Remembering Jean-Michel Basquiat

David Hershkovits
Jean-Michel Basquiat's meteoric rise to artistic fame has become the stuff of legend. How he went from living on the streets of Manhattan going from girlfriend-to-girlfriend, writing cryptic sayings on the walls and signing them "Samo," being discovered by the downtown hipster cognoscenti, achieving fame and fortune in his lifetime and dying from an overdose of heroin all within a span of ten years makes quite a story. The son of a Puerto Rican mother and a Haitian father, he is regarded as the first painter of African descent to become an international art star whose paintings have sold for upwards to $15 million at auction. Not one to cozy up to the press and living in the days before the media saturation of the Internet, there is little documentation of this rarefied sensibility. Which is all the more reason to be thankful to Tamra Davis for unearthing an old video interview she did with Basquiat and turning it into Jean-Michel Basquiat: The Radiant Child, a documentary that recently screened at the Museum of Modern Art

Davis has called her work  a "love letter to Jean-Michel"  in which she gets a chance to contribute to his legacy not only with the interview conducted with convivial informality, but also by getting many of the friends, lovers, supporters and spiritual kin who nurtured his raw talent to tell us why they loved him. Fortunately for Basquiat, he stepped into downtown New York in the '80s, a period of creative ferment that is only just beginning to get its critical due. With the worlds of art, music, film, fashion and performance in hyper cross pollination, Basquiat captured the zeitgeist perfectly with his work that referenced all of that and more. At first anonymous, he stepped forward to claim the crown of Samo in a world primed to welcome him.

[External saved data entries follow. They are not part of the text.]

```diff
@@ -336,21 +347,49 @@
       } else if constexpr (kAhead == 2) {
         Frame fc;
         fetch(1, fb);
-        for (int k = 0; k < a.K; k += 3) {
-          fetch(k + 2, fc);
+        int k = 0;
+        if (a.K >= 3) {
+          fetch(2, fc);
+          advance(0, fa);
+          fetch(3, fa);
+          advance(1, fb);
+          fetch(4, fb);
+          advance(2, fc);
+          for (k = 3; k + 3 <= a.K; k += 3) {
+            fetch(k + 2, fc);
+            advance(k, fa);
+            fetch(k + 3, fa);
+            advance(k + 1, fb);
+            fetch(k + 4, fb);
+            advance(k + 2, fc);
+          }
+        }
+        if (k < a.K) {
           advance(k, fa);
-          fetch(k + 3, fa);
           if (k + 1 < a.K) advance(k + 1, fb);
-          fetch(k + 4, fb);
-          if (k + 2 < a.K) advance(k + 2, fc);
-        }
-      } else {
+        }
+      } else if constexpr (PREC && CATCH) {
         for (int k = 0; k < a.K; k += 2) {
           fetch(k + 1, fb);
           advance(k, fa);
           fetch(k + 2, fa);
           if (k + 1 < a.K) advance(k + 1, fb);
         }
+      } else {
+        int k = 0;
+        if (a.K >= 2) {
+          fetch(1, fb);
+          advance(0, fa);
+          fetch(2, fa);
+          advance(1, fb);
+          for (k = 2; k + 2 <= a.K; k += 2) {
+            fetch(k + 1, fb);
+            advance(k, fa);
+            fetch(k + 2, fa);
+            advance(k + 1, fb);
+          }
+        }
+        if (k < a.K) advance(k, fa);
       }
       if (a.io_in) {
         const int fidx = uni[0].frame, hidx = uni[0].hist;
@@ -375,19 +414,23 @@
           o[7 * n] = (double)hs[H_RH * n_pad];
         }
       }
+      if constexpr (CATCH) iload<C>(catch_id, lc, cid);
       if constexpr (!EXACT) {
         const double fP = p.da_m2 * p.dt, fSM = p.inv_dt_rhoLf * p.da_m2 * p.dt * 3600.0,
                      fIM = p.da_m2 * p.dt * 3600.0;
 #pragma unroll
         for (int j = 0; j < C; ++j) {
           if ((c0 + j) < a.n) {
-            CellDiag& d = CATCH ? cacc[j] : acc;
+            CellDiag lsum;
+            if constexpr (kAccLds) lsum = acc_get();
+            CellDiag& d = CATCH ? cacc[j] : (kAccLds ? lsum : acc);
             d.P += (double)df[j].P * fP;
             d.PR += (double)df[j].PR * fP;
             d.PS += (double)df[j].PS * fP;
             d.SM += (double)df[j].Erem_s * fSM;
             d.IM += (double)df[j].IM * fIM;
             d.Pmax = tfg::npmax(d.Pmax, (double)df[j].Pmax);
+            if constexpr (kAccLds) acc_put(lsum);
           }
         }
       }
@@ -433,6 +476,7 @@
     }
   }
   if constexpr (EXACT && !CATCH) diag_scale(acc, p);
+  if constexpr (kAccLds) acc = acc_get();
   if constexpr (!CATCH) wave_flush(wbins, 0, acc, true);
   __syncthreads();
   double* bslab = slab + (int64_t)blockIdx.x * nb;
```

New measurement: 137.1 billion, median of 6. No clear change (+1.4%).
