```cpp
#ifndef MIQP_EVAL_WPE
#define MIQP_EVAL_WPE 0
#endif
template <int C>
#if MIQP_EVAL_WPE > 0
__global__ void __launch_bounds__(64, MIQP_EVAL_WPE) eval_kernel(DevBuf B) {
#else
__global__ void __launch_bounds__(64) eval_kernel(DevBuf B) {
#endif
  constexpr int NZ = 8 * C;
  const Layout& Y = B.Y;
  const int node = blockIdx.x, lane = threadIdx.x;
  if (node >= *B.batch_count || node >= B.batch_cap) return;
  if (lane == 0) B.batch_candkey[node] = ~0ull;
#define FREE_NODE() do { if (lane == 0) { unsigned int q_ = atomicAdd(B.free_tail, 1u); B.free_q[q_ % (unsigned int)B.pool_cap] = B.batch_node[node]; } } while (0)
  const int inst = B.batch_inst[node];
  const int slot = B.inst_slot[inst];
  const double* D = B.inst_d + (size_t)inst * Y.dstride;
  const int* T = B.inst_i + (size_t)inst * Y.istride;
  const int N = Y.N, P = Y.P;
  extern __shared__ double lds[];
  double* Z = lds;
  float* slowv = (float*)(Z + N * NZ);
  double* gsc = Z + N * NZ;
  double* fastv = Z + N * NZ + eval_shared_doubles(C, N, P);
  double* rlift = fastv + C * N;
  int* fastc = (int*)(rlift + C * N);
  int* vflag = fastc + C * N;
  int* altbuf = vflag + C * N;
  double* altval = (double*)(altbuf + 64);
  signed char* fix = (signed char*)(altval + 64);
  signed char* comp = fix + Y.fixlen;
  signed char* cfix = comp + Y.fixlen;
  double* mr_g = (double*)(cfix + ((Y.fixlen + 7) & ~7));
  double* mr_y = mr_g + LIFT_ROWS * NZ;
  double* mr_v = mr_y + LIFT_ROWS * NZ;
  double* mr_d = mr_v + LIFT_ROWS;
  double* mr_l = mr_d + LIFT_ROWS;
  double* mr_w = mr_l + LIFT_ROWS;
  signed char* ploose = (B.seq_kinds & 0x80000000u) ? (signed char*)(mr_w + NZ) : (signed char*)mr_g;
  __shared__ BranchDesc chosen;
  __shared__ int sh_base[4];
  __shared__ int slots[64];
  __shared__ int ck[64], ca[64], fam[4];
  __shared__ int k_ck[64], k_ca[64], k_neg[64], k_ord[64], k_pos[64];
  __shared__ double clift[64], k_bnd[64];

  const double* Zi = B.batch_Z + (size_t)node * N * NZ;
  const signed char* src = B.pool_fix + (size_t)B.batch_node[node] * Y.fixlen;
  PROF_T(te0);
  for (int k = lane; k < N * NZ; k += 64) Z[k] = Zi[k];
  for (int k8 = lane; k8 < Y.fixlen / 8; k8 += 64) { const unsigned long long w8 = ((const unsigned long long*)src)[k8]; ((unsigned long long*)fix)[k8] = w8; ((unsigned long long*)comp)[k8] = w8; ((unsigned long long*)ploose)[k8] = 0ull; }
  __syncthreads();
  PROF_T(te1);
  const double viol = B.batch_viol[node];
  const int okq = B.batch_ok[node];
  if (okq == 5) {
    if (lane == 0) {
      const int pos = atomicAdd(&B.open_count[inst], 1);
      if (pos < B.open_cap) { const size_t oi = ((size_t)B.open_sel * B.n_slots + slot) * B.open_cap + pos; B.open_bound[oi] = B.batch_bound[node]; B.open_node[oi] = B.batch_node[node]; B.open_depth[oi] = B.batch_depth[node]; }
      else { atomicOr(&B.inst_flags[inst], 1); unsigned int q_ = atomicAdd(B.free_tail, 1u); B.free_q[q_ % (unsigned int)B.pool_cap] = B.batch_node[node]; }
    }
    return;
  }
  const unsigned char big_parent = B.pool_big ? B.pool_big[B.batch_node[node]] : 0;
  if (B.stats && lane == 0) {
    const int oc_ = okq == 2 ? 1 : (viol > FEAS_TOL ? 0 : (okq != 1 ? 2 : 3));
    atomicAdd(&B.stats[32 + oc_], 1ull); atomicAdd(&B.stats[36 + oc_], (unsigned long long)B.batch_it[node]);
    if (B.pool_origin) { const int og_ = (int)B.pool_origin[B.batch_node[node]] & 15; atomicAdd(&B.stats[80 + og_], 1ull); atomicAdd(&B.stats[96 + 16 * oc_ + og_], 1ull); if (og_ == 15) { const int ib_ = B.batch_it[node] / 3; atomicAdd(&B.stats[192 + 16 * oc_ + (ib_ > 15 ? 15 : ib_)], 1ull); } }
  }
  bool pumped = false;
  if (viol > FEAS_TOL && okq == 1 && B.pump_max > 0 && B.pool_big && is_probe_word(B.batch_depth[node]) && (int)(big_parent >> 4) < B.pump_max
      && (!(fmin(B.live_inc ? inc_from_key(*(volatile unsigned long long*)&B.inc_key[inst]) : B.inc_obj[inst], B.inc_ext[inst]) < 1e300)
          || (B.pump_inc && B.batch_obj[node] + B.inst_const[inst] < fmin(B.inc_obj[inst], B.inc_ext[inst])))) pumped = true;
  if (!pumped && (viol > FEAS_TOL || okq != 1)) { FREE_NODE(); return; }
  if (pumped) {
    for (int k = lane; k < Y.f_rmask + C * N * 2 && k < Y.fixlen; k += 64) { fix[k] = (signed char)-1; comp[k] = (signed char)-1; }
    __syncthreads();
    if (B.stats && lane == 0) atomicAdd(&B.stats[62], 1ull);
  }
  int nign = 0;
  for (int k = lane; k < C * Y.O * N * 5; k += 64) nign += fix[Y.f_obs + k] >= Y.L ? 1 : 0;
  nign = (int)wave_sum((double)nign);
  const double obj = B.batch_obj[node] + B.inst_const[inst] + nign * D[Y.d_misc + 1];
  const double objlb = pumped ? B.lower_bound[inst] : obj - fmax(0.0, B.batch_bound[node]);
  const double inc_now = fmin(B.live_inc ? inc_from_key(*(volatile unsigned long long*)&B.inc_key[inst]) : B.inc_obj[inst], B.inc_ext[inst]);
  if (inc_now < 1e300 && !(objlb < inc_now - 1e-12 * fabs(inc_now))) { if (B.stats && lane == 0) atomicAdd(&B.stats[40], 1ull); FREE_NODE(); return; }
  if (B.stats && lane == 0 && inc_now < 1e300 && (inc_now - objlb) <= B.inst_gap[inst] * (1e-10 + fabs(inc_now))) atomicAdd(&B.stats[41], 1ull);
  const double tol = FEAS_TOL;
  const int NCI = C * (N - 1);
  const double gapi_ = B.inst_gap[inst];
  bool dead_lane = false;
  for (int L0 = 0; L0 < NCI; L0 += 64) {
    int L = L0 + lane;
    if (L < NCI) {
      int c = L / (N - 1), i = 1 + L % (N - 1);
      const double* z = Z + i * NZ;
      CarState s = {z[6 * c], z[6 * c + 1], z[6 * c + 2], z[6 * c + 3], z[6 * c + 4], z[6 * c + 5], z[6 * C + 2 * c], z[6 * C + 2 * c + 1]};
      bool wj = i <= N - 2;
      int np = T[Y.i_nposs + c];
      int nxt = (i + 1 < N) ? (int)fix[Y.f_reg + c * N + i + 1] : -1;
      int nxtq = (nxt >= 0 && (nxt & 3) == 3) ? (nxt >> 2) : -1;
      double bv = 1e300; int bc = -1; bool found = false;
      const bool want_score = ((B.seq_kinds >> 8) & 15) >= 10;
      LiftDiag LX = {0.0, 0.0, 0.0, 0.0}, LYd = {0.0, 0.0, 0.0, 0.0}; if (want_score) lift_diag(Y, D, c, i, LX, LYd);
      double ml = 1e300;
      const unsigned long long allow = ((unsigned long long)(unsigned int)T[Y.i_allow + (c * N + i) * 2 + 1] << 32) | (unsigned int)T[Y.i_allow + (c * N + i) * 2];
      int rset = region_set(Y, T, fix, c, i);
      if (fix[Y.f_reg + c * N + i] < 0 && inc_now < 1e300 && !(B.seq_kinds & 0x8000)) {
        LiftBlk BX, BY; lift_blocks(Y, D, c, i, BX, BY);
        const double room = inc_now - gapi_ * (1e-10 + fabs(inc_now)) - objlb;
        int nleft = 0, last_code = -1;
        for (int q = 0; q < np; ++q) {
          if (!((rset >> q) & 1)) continue;
          if (nxtq >= 0 && nxtq != q) { rset &= ~(1 << q); continue; }
          bool any = false;
          const int nhq = T[Y.i_nhs + c * P + q];
          double bxq, fq, l0q, lfq;
          region_viol_parts(Y, D, c, q, s, wj, bxq, fq); region_lift_parts(Y, D, c, q, s, wj, BX, BY, l0q, lfq);
          for (int h = 0; h < 4; ++h) {
            if ((h < 3 && h >= nhq) || !((allow >> (q * 4 + h)) & 1ull)) continue;
            if (region_lift_from(Y, D, T, c, q, h, s, BX, BY, l0q, lfq) * (1.0 - 1e-6) >= room && region_viol_from(Y, D, T, c, q, h, s, bxq, fq) > tol) continue;
            any = true; nleft++; last_code = q * 4 + h;
          }
          if (!any) rset &= ~(1 << q);
        }
        (void)nleft; (void)last_code;
        if (rset != region_set(Y, T, fix, c, i)) {
          const int idx = Y.f_rmask + 2 * (c * N + i);
          fix[idx] = comp[idx] = (signed char)(rset & 255); fix[idx + 1] = comp[idx + 1] = (signed char)((rset >> 8) & 255);
          if (B.stats) atomicAdd(&B.stats[58], 1ull);
        }
      }
      if (rset == 0 && fix[Y.f_reg + c * N + i] < 0) dead_lane = true;
      for (int q = 0; q < np; ++q) {
        if (nxtq >= 0 && nxtq != q) { slowv[(c * N + i) * P + q] = 3.0e38f; continue; }
        double bxq, fq; region_viol_parts(Y, D, c, q, s, wj, bxq, fq);
        slowv[(c * N + i) * P + q] = !((allow >> (q * 4 + 3)) & 1ull) ? 3.0e38f : (float)fmin(region_viol_from(Y, D, T, c, q, 3, s, bxq, fq), 3.0e38);
        int nh = T[Y.i_nhs + c * P + q];
        for (int h = 0; h < nh; ++h) {
          if (!((allow >> (q * 4 + h)) & 1ull)) continue;
          double v = region_viol_from(Y, D, T, c, q, h, s, bxq, fq);
          if (want_score) ml = fmin(ml, region_alt_lift(Y, D, T, c, q, h, s, wj, LX, LYd));
          if (!found && v <= tol) { found = true; bv = 0.0; bc = q * 4 + h; }
          if (!found && v < bv) { bv = v; bc = q * 4 + h; }
        }
      }
      fastv[c * N + i] = bv; fastc[c * N + i] = bc; vflag[c * N + i] = 0; rlift[c * N + i] = ml < 1e300 ? ml : 0.0;
    }
  }
  __syncthreads();
  PROF_T(te2);
  if (__ballot(dead_lane)) { if (B.stats && lane == 0) atomicAdd(&B.stats[59], 1ull); FREE_NODE(); return; }
  if (lane < C) {
    int c = lane; int prevj = T[Y.i_initj + c];
    int np = T[Y.i_nposs + c];
    for (int i = 1; i < N; ++i) {
      int code = (int)fix[Y.f_reg + c * N + i];
// ... 1261 lines not shown
```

At the panel discussion, Davis, Fab 5 Freddy Brathwaite, Kenny Scharf and Jeffrey Deitch weighed in on Basquiat's rise and fall, his heroin addiction and subsequent OD. Much was made of his death coming a year after the death of his friend and collaborator Andy Warhol, which marked a turning point in Basquiat's career. With Warhol's career being at a low point in the early '80s, a show they did together was trashed by the critics and sent him into a tailspin that was exacerbated by his addiction. Though people look for answers when a brilliant career is cut short -- Kurt Cobain and Dash Snow come readily to mind -- one can't ever really know. Brathwaite claimed with some authority that Basquiat's death was unintentional, which having known Basquiat and many of his friends is a belief I support.

So as you perhaps can tell, I really loved the movie. It took me back in time to those days when Manhattan below 14th Street served as a playground, creative mecca and petrie dish for experimentation. As the story of the '80s continues to be told, the accolades will continue, both for Basquiat and for Davis's love letter to her fallen hero.